Protein: In 7% polyacrylamide gels containing 0.1% SDS the protein migrates as one component of M. Wt c. 54 000 (Martelli et al., 1976, 1977).
Relations with Cells and Tissues
Vines are systemically invaded. The virus occurs in high concentration in the leaves and is also isolated from roots and seeds (Martelli et al., 1977; Uyemoto et al., 1977).
Notes
The virus has biological and physico-chemical characteristics typical of nepoviruses and therefore is to be regarded as a likely member of the group. However, it is not serologically related to any of the known nepoviruses against which it has been tested and has no known vector. In its physico-chemical characteristics and hydrodynamic behaviour (e.g. two nucleoprotein components sedimenting at about the same rate and containing two RNA species with a similarly high M. Wt) grapevine Bulgarian latent virus resembles tomato ringspot virus (Schneider et al., 1974). These two viruses have been assigned to the same subgroup (Quacquarelli et al., 1976b).
Figures
Schlieren diagram of a partially purified virus preparation after 17 min at 32 000 rev/min. T, B1 and B2 are virus-specific components whereas H is normal plant material. Component B is separating into the subcomponents B1 and B2. Sedimentation is from left to right.
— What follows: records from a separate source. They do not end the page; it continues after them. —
struct BlockParams {
  int H, W, tiles_w, band, bands, num_tiles;
  const float* bias1;
  const float* bias2;
  __half* out;
};

__device__ __forceinline__ void st_shared_u32(uint32_t a, uint32_t v) {
  asm volatile("st.shared.b32 [%0], %1;" ::"r"(a), "r"(v) : "memory");
}
__device__ __forceinline__ uint32_t ld_shared_u32(uint32_t a) {
  uint32_t v;
  asm volatile("ld.shared.b32 %0, [%1];" : "=r"(v) : "r"(a) : "memory");
  return v;
}
__device__ __forceinline__ uint32_t h2_bits(__half2 h) { return *reinterpret_cast<uint32_t*>(&h); }

__global__ void __launch_bounds__(kWgThreads, 2)
block_row_kernel(const __grid_constant__ CUtensorMap tmA, const __grid_constant__ CUtensorMap tmW1,
                 const __grid_constant__ CUtensorMap tmW2, BlockParams p) {
  using P = BlockRowPlan;
  constexpr uint32_t NI = P::kInSlots, NM = P::kMidSlots;
  extern __shared__ uint8_t smem_raw[];
  const uint32_t base = (smem_u32(smem_raw) + 1023u) & ~1023u;
  const uint32_t bar_w = base, in_full = base + 8, in_empty = in_full + 8 * NI;
  const uint32_t mid_full = in_empty + 8 * NI, mid_empty = mid_full + 8 * NM;
  const uint32_t w1 = base + 1024, w2 = w1 + 9 * P::kTapBytes;
  const uint32_t in0 = w2 + 9 * P::kTapBytes, mid0 = in0 + NI * P::kSlotBytes;
  const int warp = threadIdx.x >> 5, lane = threadIdx.x & 31;

  if (threadIdx.x == 0) {
    mbar_init(bar_w, 1);
    for (uint32_t s = 0; s < NI; ++s) { mbar_init(in_full + 8 * s, 1); mbar_init(in_empty + 8 * s, 4); }
    for (uint32_t s = 0; s < NM; ++s) { mbar_init(mid_full + 8 * s, 128); mbar_init(mid_empty + 8 * s, 3); }
    asm volatile("fence.mbarrier_init.release.cluster;" ::: "memory");
  }
  __syncthreads();

  if (warp == 8) {
    if (lane == 0) {
      prefetch_tensormap(&tmA);
      prefetch_tensormap(&tmW1);
      prefetch_tensormap(&tmW2);
      mbar_expect_tx(bar_w, 18 * P::kTapBytes);
      for (int kh = 0; kh < 3; ++kh) {
        tma_load_3d(&tmW1, bar_w, w1 + 3 * kh * P::kTapBytes, 0, 0, 3 * kh);
        tma_load_3d(&tmW2, bar_w, w2 + 3 * kh * P::kTapBytes, 0, 0, 3 * kh);
      }
      uint32_t s = 0;
      for (int u = blockIdx.x; u < p.num_tiles; u += gridDim.x) {
        const int wt = u % p.tiles_w, t = u / p.tiles_w;
        const int h0 = (t % p.bands) * p.band, b = t / p.bands;
        const int n = min(p.band, p.H - h0);
        for (int r = 0; r < n + 4; ++r, ++s) {
          const uint32_t slot = s % NI;
          mbar_wait(in_empty + 8 * slot, ((s / NI) & 1) ^ 1);
          mbar_expect_tx(in_full + 8 * slot, P::kInTx);
          tma_load_4d(&tmA, in_full + 8 * slot, in0 + slot * P::kSlotBytes, 0, wt * kStripW - 2, h0 - 2 + r, b);
        }
      }
    }
    return;
  }

  const int wg = __shfl_sync(0xffffffffu, warp >> 2, 0);
  const bool leader = (threadIdx.x & 127) == 0;
  const int c0 = 2 * (lane & 3);
  float2 bias[4];
#pragma unroll
  for (int j = 0; j < 4; ++j) bias[j] = __ldg(reinterpret_cast<const float2*>((wg ? p.bias2 : p.bias1) + 8 * j + c0));
  mbar_wait(bar_w, 0);
  uint32_t s = 0, mq = 0;
  for (int u = blockIdx.x; u < p.num_tiles; u += gridDim.x) {
    const int wt = u % p.tiles_w, t = u / p.tiles_w;
    const int h0 = (t % p.bands) * p.band, b = t / p.bands;
    const int n = min(p.band, p.H - h0);
    const int w0 = wt * kStripW;
    const int rows = wg == 0 ? n + 2 : n;
    for (int j = 0; j < rows; ++j) {
      float acc[2][16];
#pragma unroll
      for (int m = 0; m < 2; ++m)
#pragma unroll
        for (int i = 0; i < 16; ++i) {
          acc[m][i] = 0.f;
          asm volatile("" : "+f"(acc[m][i]));
        }
      if (wg == 0) {
#pragma unroll
        for (int kh = 0; kh < 3; ++kh) {
          const uint32_t q = s + j + kh, slot = q % NI;
          mbar_wait(in_full + 8 * slot, (q / NI) & 1);
          row_taps_c32<32>(acc, in0 + slot * P::kSlotBytes, w1 + 3 * kh * P::kTapBytes);
        }
        if (leader)
#pragma unroll
          for (int kh = 0; kh < 3; ++kh) {
            const int k = j + kh;
            const bool no_res = (k < 2 || k >= n + 2) && j == min(k, n + 1);
            mbar_arrive_n(in_empty + 8 * ((s + k) % NI),
                          1 + (j == 0 ? 2 - kh : 0) + (j == n + 1 ? kh : 0) + (no_res ? 1 : 0));
          }
        const uint32_t q = mq + j, slot = q % NM, sm = mid0 + slot * P::kSlotBytes;
        mbar_wait(mid_empty + 8 * slot, ((q / NM) & 1) ^ 1);
        const int r = h0 - 1 + j;
        const bool live = r >= 0 && r < p.H;
#pragma unroll
        for (int m = 0; m < 2; ++m)
#pragma unroll
          for (int i = 0; i < 2; ++i) {
            const int px = m * 64 + (warp & 3) * 16 + (lane >> 2) + 8 * i, w = w0 - 1 + px;
            const bool in = live && w >= 0 && w < p.W;
#pragma unroll
            for (int jj = 0; jj < 4; ++jj) {
              const float a = fmaxf(acc[m][4 * jj + 2 * i] + bias[jj].x, 0.f);
              const float d = fmaxf(acc[m][4 * jj + 2 * i + 1] + bias[jj].y, 0.f);
              const uint32_t v = in ? h2_bits(__floats2half2_rn(a, d)) : 0u;
              st_shared_u32(sm + px * 64u + ((jj ^ ((px >> 1) & 3)) << 4) + 2 * c0, v);
            }
          }
        mbar_arrive(mid_full + 8 * slot);
      } else {
#pragma unroll
        for (int kh = 0; kh < 3; ++kh) {
          const uint32_t q = mq + j + kh, slot = q % NM;
          mbar_wait(mid_full + 8 * slot, (q / NM) & 1);
          row_taps_c32<32>(acc, mid0 + slot * P::kSlotBytes, w2 + 3 * kh * P::kTapBytes);
        }
        if (leader)
#pragma unroll
          for (int kh = 0; kh < 3; ++kh)
            mbar_arrive_n(mid_empty + 8 * ((mq + j + kh) % NM), 1 + (j == 0 ? 2 - kh : 0) + (j == n - 1 ? kh : 0));
        const uint32_t q = s + j + 2, slot = q % NI, sr = in0 + slot * P::kSlotBytes;
        mbar_wait(in_full + 8 * slot, (q / NI) & 1);
        const size_t row = (size_t)b * p.H + h0 + j;
#pragma unroll
        for (int m = 0; m < 2; ++m)
#pragma unroll
          for (int i = 0; i < 2; ++i) {
            const int px = m * 64 + (warp & 3) * 16 + (lane >> 2) + 8 * i, w = w0 + px;
            if (px >= kStripW || w >= p.W) continue;
            const int rp = px + 2;
            __half2* o = reinterpret_cast<__half2*>(p.out + (row * p.W + w) * 32 + c0);
#pragma unroll
            for (int jj = 0; jj < 4; ++jj) {
              const uint32_t rb = ld_shared_u32(sr + rp * 64u + ((jj ^ ((rp >> 1) & 3)) << 4) + 2 * c0);
              const float2 rv = __half22float2(*reinterpret_cast<const __half2*>(&rb));
              float a = acc[m][4 * jj + 2 * i] + bias[jj].x, d = acc[m][4 * jj + 2 * i + 1] + bias[jj].y;
              a += rv.x;
              d += rv.y;
              o[4 * jj] = __floats2half2_rn(fmaxf(a, 0.f), fmaxf(d, 0.f));
            }
          }
        asm volatile("bar.sync 1, 128;" ::: "memory");
        if (leader) mbar_arrive(in_empty + 8 * slot);
      }
    }
    s += n + 4;
    mq += n + 2;
  }
}

template <int N>
struct ChunkRowPlan {
  static constexpr int kChunks = N / 64;
  static constexpr int kCtasPerSm = N == 256 ? 1 : 2;
  static constexpr uint32_t kABytes = (kTileM + kRowHalo) * 128;
  static constexpr uint32_t kBBytes = N * 128;
  static constexpr uint32_t kASlots = N == 256 ? 5 : 3;
  static constexpr uint32_t kBSlots = N == 256 ? 4 : 3;
  static constexpr size_t kSmem = 2048 + kASlots * kABytes + kBSlots * kBBytes;
  static_assert(kASlots > kChunks && kASlots <= 8 && kBSlots <= 8, "chunk row ring plan");
};

template <int N>
__global__ void __launch_bounds__(kWgThreads, ChunkRowPlan<N>::kCtasPerSm)
conv_chunk_row_kernel(const __grid_constant__ CUtensorMap tmA, const __grid_constant__ CUtensorMap tmB, ConvParams p) {
  using P = ChunkRowPlan<N>;
  constexpr int CH = P::kChunks, KSTEPS = 9 * CH;
  extern __shared__ uint8_t smem_raw[];
  const uint32_t base = (smem_u32(smem_raw) + 1023u) & ~1023u;
  const uint32_t full_a = base, empty_a = base + 64, full_b = base + 128, empty_b = base + 192;
  const uint32_t ring_a = base + 1024, ring_b = ring_a + P::kASlots * P::kABytes;
  const int warp = threadIdx.x >> 5;

  if (threadIdx.x == 0) {
    for (uint32_t s = 0; s < P::kASlots; ++s) { mbar_init(full_a + 8 * s, 1); mbar_init(empty_a + 8 * s, 2); }
    for (uint32_t s = 0; s < P::kBSlots; ++s) { mbar_init(full_b + 8 * s, 1); mbar_init(empty_b + 8 * s, 2); }
    asm volatile("fence.mbarrier_init.release.cluster;" ::: "memory");
  }
  __syncthreads();

  if (warp == 8) {
    if ((threadIdx.x & 31) == 0) {
      prefetch_tensormap(&tmA);
      prefetch_tensormap(&tmB);
      uint32_t qa = 0, qb = 0;
      for (int u = blockIdx.x; u < p.num_tiles; u += gridDim.x) {
        const int wt = u % p.tiles_w, t = u / p.tiles_w;
        const int h = t % p.H_out, b = t / p.H_out;
        for (int s = 0; s < KSTEPS; ++s) {
          const int cc = s % CH, kw = (s / CH) % 3, kh = s / (3 * CH);
          if (kw == 0) {
            const uint32_t q = qa + kh * CH + cc, slot = q % P::kASlots;
            mbar_wait(empty_a + 8 * slot, ((q / P::kASlots) & 1) ^ 1);
            mbar_expect_tx(full_a + 8 * slot, P::kABytes);
            tma_load_4d(&tmA, full_a + 8 * slot, ring_a + slot * P::kABytes, cc * 64, wt * kTileM - 1, h - 1 + kh, b);
          }
          const uint32_t q = qb + s, slot = q % P::kBSlots;
          mbar_wait(empty_b + 8 * slot, ((q / P::kBSlots) & 1) ^ 1);
          mbar_expect_tx(full_b + 8 * slot, P::kBBytes);
          tma_load_3d(&tmB, full_b + 8 * slot, ring_b + slot * P::kBBytes, cc * 64, 0, 3 * kh + kw);
        }
        qa += 3 * CH;
        qb += KSTEPS;
      }
    }
    return;
  }

  const int wg = __shfl_sync(0xffffffffu, warp >> 2, 0);
  const bool leader = (threadIdx.x & 127) == 0;
  uint32_t qa = 0, qb = 0;
  for (int u = blockIdx.x; u < p.num_tiles; u += gridDim.x) {
    const int wt = u % p.tiles_w, t = u / p.tiles_w;
    const int h = t % p.H_out, b = t / p.H_out;
    float acc[N / 2];
#pragma unroll
    for (int i = 0; i < N / 2; ++i) {
      acc[i] = 0.f;
      asm volatile("" : "+f"(acc[i]));
    }
    uint32_t prev_b = 0, prev_a = 0;
    bool prev_frees_a = false;
    auto release = [&]() {
      if (leader) {
        mbar_arrive(empty_b + 8 * prev_b);
        if (prev_frees_a) mbar_arrive(empty_a + 8 * prev_a);
      }
    };
    for (int s = 0; s < KSTEPS; ++s) {
      const int cc = s % CH, kw = (s / CH) % 3, kh = s / (3 * CH);
      const uint32_t qA = qa + kh * CH + cc, sa = qA % P::kASlots;
      const uint32_t qB = qb + s, sb = qB % P::kBSlots;
      mbar_wait(full_a + 8 * sa, (qA / P::kASlots) & 1);
      mbar_wait(full_b + 8 * sb, (qB / P::kBSlots) & 1);
      wg_fence();
      const uint64_t ad = wg_desc(ring_a + sa * P::kABytes + (uint32_t)(wg * 64 + kw) * 128u, 128);
      const uint64_t bd = wg_desc(ring_b + sb * P::kBBytes, 128);
#pragma unroll
      for (int k = 0; k < 4; ++k) Wgmma<N>::mma(acc, ad + 2 * k, bd + 2 * k);
      wg_commit();
      wg_wait<1>();
      if (s > 0) release();
      prev_b = sb;
      prev_a = sa;
      prev_frees_a = kw == 2;
    }
    wg_wait<0>();
    release();
    qa += 3 * CH;
    qb += KSTEPS;
    conv_epilogue<N>(acc, p, (size_t)b * p.H_out + h, wt * kTileM + wg * 64);
  }
}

References list for DPV: Grapevine Bulgarian latent virus (186)
- Diener & Schneider, Archs Biochem. Biophys. 124: 401, 1968.
- Dunn & Hitchborn, Virology 25: 171, 1965.
- Martelli, Gallitelli, Abracheva, Jankulova, Savino & Quacquarelli, Abstr. Proc. 6th Conf. int. Counc. Grapevine Viruses, Cordova 1976: 23, 1976.
- Martelli, Gallitelli, Abracheva, Savino & Quacquarelli, Ann. appl. Biol. 85: 51, 1977.
- Piazzolla, Gallitelli & Quacquarelli, J. gen. Virol. 37: 373, 1977.
- Quacquarelli, Gallitelli, Savino & Martelli, J. gen. Virol. 32: 349, 1976a.
- Quacquarelli, Gallitelli, Savino, Piazzolla & Martelli, Abstr. Proc. 6th Conf. int. Counc. Grapevine Viruses, Cordova 1976: 10, 1976b.
- Reichmann, Virology 25: 166, 1965.
- Schneider, White & Civerolo, Virology 57: 139, 1974.
- Sehgal, Jean, Bhalla, Soong & Krause, Phytopathology 60: 1778, 1970.
- Uyemoto, Taschenberg & Hummer, Pl. Dis. Reptr 61: 949, 1977.